- [Your goal]:
The lines to copy are those in the records below that hold the word "cast".

**** Source records

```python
def conv2d_grouped(items):
    if not items:
        return
    arr = _conv_descs(items)
    lib().call('rgda_conv2d_grouped', ctypes.cast(arr, ctypes.c_void_p), len(items), _stream())


def conv2d_grouped_launches(items):
    arr = _conv_descs(items)
    n = lib().size('rgda_conv2d_grouped_launches', ctypes.cast(arr, ctypes.c_void_p), len(items))
    if n < 0:
        raise ValueError('rgda_conv2d_grouped: status %d' % n)
    return n


def conv2d_bneval(x, w, y, N, H, W, Ho, Wo, kh, kw, stride, pad, dil, rm, rv, gamma, beta, relu, res=None, eps=1e-5):
    Cout, taps, Cin = w.shape
    assert taps == kh * kw and x.shape[1] == Cin and y.shape[1] == Cout
    lib().call('rgda_conv2d_bneval', x.data_ptr(), _ld(x), w.data_ptr(), y.data_ptr(), _ld(y), _p(res),
               _ld(res) if res is not None else 0, rm.data_ptr(), rv.data_ptr(), gamma.data_ptr(), beta.data_ptr(), eps,
               int(relu), N, H, W, Cin, Ho, Wo, Cout, kh, kw, stride, pad, dil, _stream())


def conv2d_bnbwd(x, w, y, N, H, W, Ho, Wo, kh, kw, stride, pad, dil, mode, res, sums, groups, bn_y, bn_x, bn_mi, relu,
                 nscale=None, rows_per_image=0, relu_mask=None, res_mask=None, bn_gamma=None, bn_beta=None):
    Cout, taps, Cin = w.shape
    assert taps == kh * kw and x.shape[1] == Cin and y.shape[1] == Cout
    lib().call('rgda_conv2d_bnbwd', x.data_ptr(), _ld(x), w.data_ptr(), y.data_ptr(), _ld(y), _p(res),
               _ld(res) if res is not None else 0, _p(res_mask), _stat(sums), groups, _p(bn_y), _ld(bn_y) if bn_y is not None else 0,
               _p(relu_mask), bn_x.data_ptr(), _ld(bn_x), bn_mi.data_ptr(), _p(nscale), rows_per_image, int(relu),
               _p(bn_gamma), _p(bn_beta), N, H, W, Cin, Ho, Wo, Cout, kh, kw, stride, pad, dil, mode, _stream())


class _BnOperand(ctypes.Structure):
    _fields_ = [('stats', ctypes.c_void_p), ('gamma', ctypes.c_void_p), ('beta', ctypes.c_void_p), ('mi', ctypes.c_void_p),
                ('running_mean', ctypes.c_void_p), ('running_var', ctypes.c_void_p), ('num_batches_tracked', ctypes.c_void_p),
                ('eps', ctypes.c_float), ('momentum', ctypes.c_float), ('groups', ctypes.c_int), ('relu', ctypes.c_int)]


def bn_operand(stats, gamma, beta, mi=None, rm=None, rv=None, nbt=None, groups=1, relu=True, eps=1e-5, momentum=0.1):
    d = _BnOperand(_stat(stats), gamma.data_ptr(), beta.data_ptr(), _p(mi), _p(rm), _p(rv), _p(nbt), eps, momentum,
                   int(groups), int(bool(relu)))
    return ctypes.cast(ctypes.pointer(d), ctypes.c_void_p)


def conv2d_bnin_supported(M, Cout, Cin, kh, kw, stride, pad, dil, H, W, Ho, Wo, groups):
    return lib().size('rgda_conv2d_bnin_supported', M, Cout, Cin, kh, kw, stride, pad, dil, H, W, Ho, Wo, groups)


def conv2d_bnin(bnop, x, w, y, N, H, W, Ho, Wo, kh, kw, stride, pad, dil, res=None, stats=None, stat_groups=1):
    Cout, taps, Cin = w.shape
    assert taps == kh * kw and x.shape[1] == Cin and y.shape[1] == Cout
    lib().call('rgda_conv2d_bnin', bnop, x.data_ptr(), _ld(x), w.data_ptr(), y.data_ptr(), _ld(y), _p(res),
               _ld(res) if res is not None else 0, _stat(stats), stat_groups, N, H, W, Cin, Ho, Wo, Cout, kh, kw, stride, pad,
               dil, _stream())


def conv2d_wgrad(x, dy, dw, N, H, W, Ho, Wo, kh, kw, stride, pad, dil):
    Cout, taps, Cin = dw.shape
    assert dw.is_contiguous() and dw.dtype == torch.float32
    conv2d_wgrad_grouped([(x, dy, dw, N, H, W, Ho, Wo, kh, kw, stride, pad, dil)])


class _WgradDesc(ctypes.Structure):
    _fields_ = [('x', ctypes.c_void_p), ('dy', ctypes.c_void_p), ('dw', ctypes.c_void_p), ('ldx', ctypes.c_int),
                ('lddy', ctypes.c_int)] + [(k, ctypes.c_int) for k in
                                           ('N', 'H', 'W', 'Cin', 'Ho', 'Wo', 'Cout', 'kh', 'kw', 'stride', 'pad', 'dil',
                                            'lddw', 'co_split')]


_WGRAD_WS = {}
_WGRAD_WS_OLD = []


def _wgrad_ws(nbytes, device):
    key = (device.index, _stream())
    ws = _WGRAD_WS.get(key)
    if ws is None or ws.numel() < nbytes:
        if ws is not None:
            _WGRAD_WS_OLD.append(ws)
        ws = torch.empty(max(nbytes, 32 << 20), dtype=torch.uint8, device=device)
        ws[:65536].zero_()
        _WGRAD_WS[key] = ws
    return ws


def conv2d_wgrad_grouped(items):
    if not items:
        return
    arr = (_WgradDesc * len(items))()
    for d, (x, dy, dw, N, H, W, Ho, Wo, kh, kw, stride, pad, dil) in zip(arr, items):
        S, T, Cin = dw.shape
        assert dw.dtype == torch.float32 and dw.stride(2) == 1 and dw.stride(0) == T * dw.stride(1)
        stacked = kh * kw == 1 and T > 1
        assert stacked or T == kh * kw
        Cout = S * T if stacked else S
        d.x, d.dy, d.dw, d.ldx, d.lddy = x.data_ptr(), dy.data_ptr(), dw.data_ptr(), _ld(x), _ld(dy)
        d.N, d.H, d.W, d.Cin, d.Ho, d.Wo, d.Cout = N, H, W, Cin, Ho, Wo, Cout
        d.kh, d.kw, d.stride, d.pad, d.dil = kh, kw, stride, pad, dil
        d.lddw, d.co_split = dw.stride(1), (S if stacked else 0)
    L = lib()
    ap = ctypes.cast(arr, ctypes.c_void_p)
    ws = _wgrad_ws(L.size('rgda_conv2d_wgrad_workspace', ap, len(items)), items[0][0].device)
    L.call('rgda_conv2d_wgrad_grouped', ap, len(items), ws.data_ptr(), ws.numel(), _stream())


def stem_conv(img, wb, y, stats, N, H, W, Ho, Wo, stat_groups=1):
    lib().call('rgda_stem_conv', img.data_ptr(), wb.data_ptr(), y.data_ptr(), _ld(y), _stat(stats), stat_groups, N, H, W, Ho, Wo,
               _stream())


def stem_conv_bneval(img, wb, y, rm, rv, gamma, beta, relu, N, H, W, Ho, Wo, eps=1e-5):
    lib().call('rgda_stem_conv_bneval', img.data_ptr(), wb.data_ptr(), y.data_ptr(), _ld(y), rm.data_ptr(), rv.data_ptr(),
               gamma.data_ptr(), beta.data_ptr(), eps, int(relu), N, H, W, Ho, Wo, _stream())


def stem_im2col(img, col, N, H, W, Ho, Wo):
    lib().call('rgda_stem_im2col', img.data_ptr(), col.data_ptr(), N, H, W, Ho, Wo, col.shape[1], _stream())


_STEM_WS = {}
_STEM_WS_OLD = []


def stem_wgrad(img, dy, dw, N, H, W, Ho, Wo):
    assert dw.is_contiguous() and dw.dtype == torch.float32 and dw.numel() == 64 * 147 and img.is_contiguous()
    L = lib()
    nbytes = L.size('rgda_stem_wgrad_workspace', N, H, W)
    if nbytes == 0:
        raise ValueError('rgda_stem_wgrad: geometry not served (Wo % 64 != 0): use stem_im2col + conv2d_wgrad')
    key = (img.device.index, _stream())
    ws = _STEM_WS.get(key)
    if ws is None or ws.numel() < nbytes:
        if ws is not None:
            _STEM_WS_OLD.append(ws)
        ws = torch.empty(nbytes, dtype=torch.uint8, device=img.device)
        _STEM_WS[key] = ws
    L.call('rgda_stem_wgrad', img.data_ptr(), dy.data_ptr(), _ld(dy), dw.data_ptr(), ws.data_ptr(), ws.numel(), N, H, W, Ho, Wo,
           _stream())


def bn_stats(x, stats, M, C):
    lib().call('rgda_bn_stats', x.data_ptr(), _ld(x), _stat(stats), M, C, _stream())


def bn_finalize(stats, mi, rm, rv, nbt, M, C, eps=1e-5, momentum=0.1, groups=1):
    lib().call('rgda_bn_finalize', _stat(stats), mi.data_ptr(), _p(rm), _p(rv), _p(nbt), M, C, groups, eps, momentum,
               _stream())


def bn_apply(x, mi, gamma, beta, y, M, C, relu, res=None, nscale=None, rows_per_image=0, groups=1):
    lib().call('rgda_bn_apply', x.data_ptr(), _ld(x), mi.data_ptr(), gamma.data_ptr(), beta.data_ptr(), _p(res),
               _ld(res) if res is not None else 0, _p(nscale), rows_per_image, y.data_ptr(), _ld(y), M, C,
               int(relu), groups, _stream())


def bn_train_apply(x, stats, mi, rm, rv, nbt, gamma, beta, y, M, C, relu, res=None, nscale=None, rows_per_image=0,
                   groups=1, eps=1e-5, momentum=0.1, relu_mask=None):
    lib().call('rgda_bn_train_apply', x.data_ptr(), _ld(x), _stat(stats), mi.data_ptr(), _p(rm), _p(rv), _p(nbt),
               gamma.data_ptr(), beta.data_ptr(), _p(res), _ld(res) if res is not None else 0, _p(nscale),
               rows_per_image, y.data_ptr(), _ld(y), _p(relu_mask), M, C, int(relu), groups, eps, momentum, _stream())


def bn_bwd_reduce(g, y, x, mi, sums, M, C, relu, nscale=None, rows_per_image=0, groups=1, relu_mask=None, gamma=None,
                  beta=None):
    lib().call('rgda_bn_bwd_reduce', g.data_ptr(), _ld(g), _p(y), _ld(y) if y is not None else 0, _p(relu_mask),
               x.data_ptr(), _ld(x),
               mi.data_ptr(), _p(nscale), rows_per_image, _stat(sums), M, C, int(relu), _p(gamma), _p(beta), groups, _stream())


def bn_bwd_apply(g, y, x, mi, gamma, sums, dx, M, C, relu, gmask=None, dgamma=None, dbeta=None, nscale=None,
                 rows_per_image=0, groups=1, relu_mask=None, beta=None, act_out=None):
    lib().call('rgda_bn_bwd_apply', g.data_ptr(), _ld(g), _p(y), _ld(y) if y is not None else 0, _p(relu_mask),
               x.data_ptr(), _ld(x),
               mi.data_ptr(), gamma.data_ptr(), _p(nscale), rows_per_image, _stat(sums), dx.data_ptr(), _ld(dx),
               _p(gmask), _ld(gmask) if gmask is not None else 0, _p(dgamma), _p(dbeta), M, C, int(relu), _p(beta),
               _p(act_out), _ld(act_out) if act_out is not None else 0, groups, _stream())


class _BnSmallFwd(ctypes.Structure):
    _fields_ = [(k, ctypes.c_void_p) for k in ('x', 'y', 'relu_mask', 'gamma', 'beta', 'mi', 'running_mean', 'running_var',
                                               'num_batches_tracked')] + [('M', ctypes.c_int64)] + \
               [(k, ctypes.c_int) for k in ('ldx', 'ldy', 'C', 'groups', 'relu')] + [('eps', ctypes.c_float), ('momentum', ctypes.c_float)]


class _BnSmallBwd(ctypes.Structure):
    _fields_ = [(k, ctypes.c_void_p) for k in ('g', 'y', 'relu_mask', 'x', 'dx', 'mi', 'gamma', 'dgamma', 'dbeta')] + \
               [('M', ctypes.c_int64)] + [(k, ctypes.c_int) for k in ('ldg', 'ldy', 'ldx', 'lddx', 'C', 'groups', 'relu')]


BN_SMALL_MAX_ROWS = 320


def bn_train_small(items, eps=1e-5, momentum=0.1):
    if not items:
        return
    arr = (_BnSmallFwd * len(items))()
    for d, (x, y, mi, rm, rv, nbt, gamma, beta, M, C, relu, groups, rmask) in zip(arr, items):
        d.x, d.y, d.relu_mask, d.gamma, d.beta, d.mi = x.data_ptr(), y.data_ptr(), _p(rmask), gamma.data_ptr(), beta.data_ptr(), mi.data_ptr()
        d.running_mean, d.running_var, d.num_batches_tracked = _p(rm), _p(rv), _p(nbt)
        d.M, d.ldx, d.ldy, d.C, d.groups, d.relu, d.eps, d.momentum = M, _ld(x), _ld(y), C, groups, int(bool(relu)), eps, momentum
    lib().call('rgda_bn_train_small', ctypes.cast(arr, ctypes.c_void_p), len(items), _stream())


def bn_bwd_small(items):
    if not items:
        return
    arr = (_BnSmallBwd * len(items))()
# ... 1260 lines not shown
```

Measured before the change: 431.5 pairs/s.

## Fuse bn3 BatchNorm apply into a recomputed 1x1 conv stream kernel epilogue

```diff
diff --git a/include/rgda_hip.h b/include/rgda_hip.h
--- a/include/rgda_hip.h
+++ b/include/rgda_hip.h
@@ -181,6 +181,11 @@
 int rgda_conv2d_bnin(const rgda_bn_operand* bn_in, const void* x, int ldx, const void* wgt, void* y, int ldy,
                      const void* res, int ldres, rgda_stat_t* stats, int stat_groups, int N, int H, int W, int Cin,
                      int Ho, int Wo, int Cout, int kh, int kw, int stride, int pad, int dil, rgda_stream_t stream);
+int rgda_conv2d_bnapply(const rgda_bn_operand* bn_in, const void* x, int ldx, const void* wgt, const rgda_stat_t* stats,
+                        float* mi, float* running_mean, float* running_var, int64_t* num_batches_tracked,
+                        const float* gamma, const float* beta, const void* res, int ldres, void* y, int ldy,
+                        uint8_t* relu_mask, int relu, int groups, float eps, float momentum, int N, int H, int W, int Cin,
+                        int Ho, int Wo, int Cout, int kh, int kw, int stride, int pad, int dil, rgda_stream_t stream);
 
 const char* rgda_conv2d_kernel(int variant, int N, int H, int W, int Cin, int Ho, int Wo, int Cout, int kh, int kw,
                                int stride, int pad, int dil, int mode, int has_stats, int stat_groups);
diff --git a/regda_amd/csrc/common.h b/regda_amd/csrc/common.h
--- a/regda_amd/csrc/common.h
+++ b/regda_amd/csrc/common.h
@@ -155,6 +155,40 @@
     }
 }
 
+static __device__ __forceinline__ void bn_publish(const rgda_stat_t* __restrict__ stats, int grp, int cc, int C, long long M,
+                                                  double invM, float eps, float mom, int groups, float m, float is,
+                                                  float* mi_out, float* rm, float* rv, long long* nbt) {
+    mi_out[(size_t)grp * 2 * C + cc] = m;
+    mi_out[(size_t)grp * 2 * C + C + cc] = is;
+    if (grp == 0 && rm) {
+        const float unb = (M > 1) ? (float)M / (float)(M - 1) : 1.f;
+        float gm[8], gv[8];
+#pragma unroll
+        for (int g = 0; g < 8; ++g) {
+            if (g < groups) {
+                float gis;
+                stat_moments(stats + (size_t)g * NREP * 2 * C, C, cc, invM, eps, gm[g], gv[g], gis);
+            }
+        }
+        float a = rm[cc], b = rv[cc];
+#pragma unroll
+        for (int g = 0; g < 8; ++g) {
+            if (g < groups) {
+                a = (1.f - mom) * a + mom * gm[g];
+                b = (1.f - mom) * b + mom * gv[g] * unb;
+            }
+        }
+        rm[cc] = a;
+        rv[cc] = b;
+        if (cc == 0 && nbt) *nbt += groups;
+    }
+}
+static __device__ __forceinline__ unsigned char relu_bits(const uint4& v) {
+    auto pos = [](unsigned h) { return (unsigned)((h & 0x7fffu) != 0 && (h & 0x8000u) == 0); };
+    return (unsigned char)(pos(v.x & 0xffffu) | pos(v.x >> 16) << 1 | pos(v.y & 0xffffu) << 2 | pos(v.y >> 16) << 3 |
+                           pos(v.z & 0xffffu) << 4 | pos(v.z >> 16) << 5 | pos(v.w & 0xffffu) << 6 | pos(v.w >> 16) << 7);
+}
+
 #include <stdlib.h>
 #ifdef RGDA_TUNING
 #define TUNE_ENV(name) getenv(name)
diff --git a/regda_amd/csrc/conv_kernels.hip b/regda_amd/csrc/conv_kernels.hip
--- a/regda_amd/csrc/conv_kernels.hip
+++ b/regda_amd/csrc/conv_kernels.hip
@@ -37,6 +37,8 @@
     const float* bn_gamma;
     const float* bn_beta;
     BnOperand xf;
+    BnOperand ap;
+    unsigned char* ap_mask;
 };
 
 #ifdef RGDA_TUNING
@@ -86,7 +88,7 @@
 }
 
 
-enum { EPI_PLAIN = 0, EPI_STATS, EPI_RES, EPI_RES_STATS, EPI_EV, EPI_BNX, EPI_BNX2 };
+enum { EPI_PLAIN = 0, EPI_STATS, EPI_RES, EPI_RES_STATS, EPI_EV, EPI_BNX, EPI_BNX2, EPI_BNAPPLY };
 typedef float f32x2 __attribute__((ext_vector_type(2)));
 typedef __attribute__((ext_vector_type(4))) unsigned u32x4r;
 #define RGDA_BNIN_MAX_C 512
@@ -140,7 +142,8 @@
 }
 template <int BC, int BP, int NT, int KIND, bool FULL = false, int WMAP = 0>
 static __device__ __forceinline__ void epilogue_rows(const ConvArgs& a, const unsigned char* smem, int m0, int c0,
-                                                     float (&s)[8], float (&q)[8], const EpiParams* pre = nullptr) {
+                                                     float (&s)[8], float (&q)[8], const EpiParams* pre = nullptr,
+                                                     const uint4* rpre = nullptr) {
     constexpr int CSTR = BC * 2 + 16;
     constexpr int VPR = BC / 8, RPP = NT / VPR, NIT = BP / RPP;
     constexpr int CH = NIT < 4 ? NIT : 4;
@@ -156,8 +159,8 @@
 #pragma unroll
     for (int e = 0; e < 4; ++e) { s2[e] = f32x2{s[2 * e], s[2 * e + 1]}; q2[e] = f32x2{q[2 * e], q[2 * e + 1]}; }
     constexpr bool BNX = KIND == EPI_BNX || KIND == EPI_BNX2;
-    const bool has_res = (KIND == EPI_RES || KIND == EPI_RES_STATS) || ((KIND == EPI_EV || BNX) && a.res);
-    const bool res_gate = (KIND != EPI_EV) && has_res && a.res_mask;
+    const bool has_res = (KIND == EPI_RES || KIND == EPI_RES_STATS) || ((KIND == EPI_EV || KIND == EPI_BNAPPLY || BNX) && a.res);
+    const bool res_gate = (KIND != EPI_EV && KIND != EPI_BNAPPLY) && has_res && a.res_mask;
     constexpr bool STATS = KIND == EPI_STATS || KIND == EPI_RES_STATS;
 #pragma unroll
     for (int p0 = 0; p0 < NIT; p0 += CH) {
@@ -173,7 +176,7 @@
             rv[i] = uint4{0u, 0u, 0u, 0u}; xv[i] = rv[i]; yv[i] = rv[i]; rmb[i] = 0xffu; bmb[i] = 0xffu;
             if (ok[i]) {
                 if (has_res) {
-                    rv[i] = *(const uint4*)(a.res + (size_t)m * a.ldres + co);
+                    rv[i] = rpre ? rpre[p0 + i] : *(const uint4*)(a.res + (size_t)m * a.ldres + co);
                     if (res_gate) rmb[i] = a.res_mask[(size_t)m * (a.Cout >> 3) + (co >> 3)];
                 }
                 if (BNX) {
@@ -200,6 +203,14 @@
                     f32x2 f = bf2f_pair(vw[e]) * k0[e] + k1[e];
                     if (has_res) f += bf2f_pair(rw[e]);
                     if (a.ev_relu) { f.x = fmaxf(f.x, 0.f); f.y = fmaxf(f.y, 0.f); }
+                    ow[e] = pack2bf(f);
+                }
+            } else if (KIND == EPI_BNAPPLY) {
+#pragma unroll
+                for (int e = 0; e < 4; ++e) {
+                    f32x2 f = __builtin_elementwise_fma(bf2f_pair(vw[e]) - k1[e], k0[e], k2[e]);
+                    if (has_res) f += bf2f_pair(rw[e]);
+                    if (a.ap.relu) { f.x = fmaxf(f.x, 0.f); f.y = fmaxf(f.y, 0.f); }
                     ow[e] = pack2bf(f);
                 }
             } else {
@@ -256,6 +267,8 @@
                     }
                 }
                 if (!(TSKIP(a) & 128)) *(uint4*)(a.y + (size_t)m * a.ldy + co) = uint4{ow[0], ow[1], ow[2], ow[3]};
+                if (KIND == EPI_BNAPPLY && a.ap_mask)
+                    a.ap_mask[(size_t)m * (a.Cout >> 3) + (co >> 3)] = relu_bits(uint4{ow[0], ow[1], ow[2], ow[3]});
             }
         }
     }
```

********

- [Solution to this exercise]:
    lib().call('rgda_conv2d_grouped', ctypes.cast(arr, ctypes.c_void_p), len(items), _stream())
    n = lib().size('rgda_conv2d_grouped_launches', ctypes.cast(arr, ctypes.c_void_p), len(items))
    return ctypes.cast(ctypes.pointer(d), ctypes.c_void_p)
    ap = ctypes.cast(arr, ctypes.c_void_p)
    lib().call('rgda_bn_train_small', ctypes.cast(arr, ctypes.c_void_p), len(items), _stream())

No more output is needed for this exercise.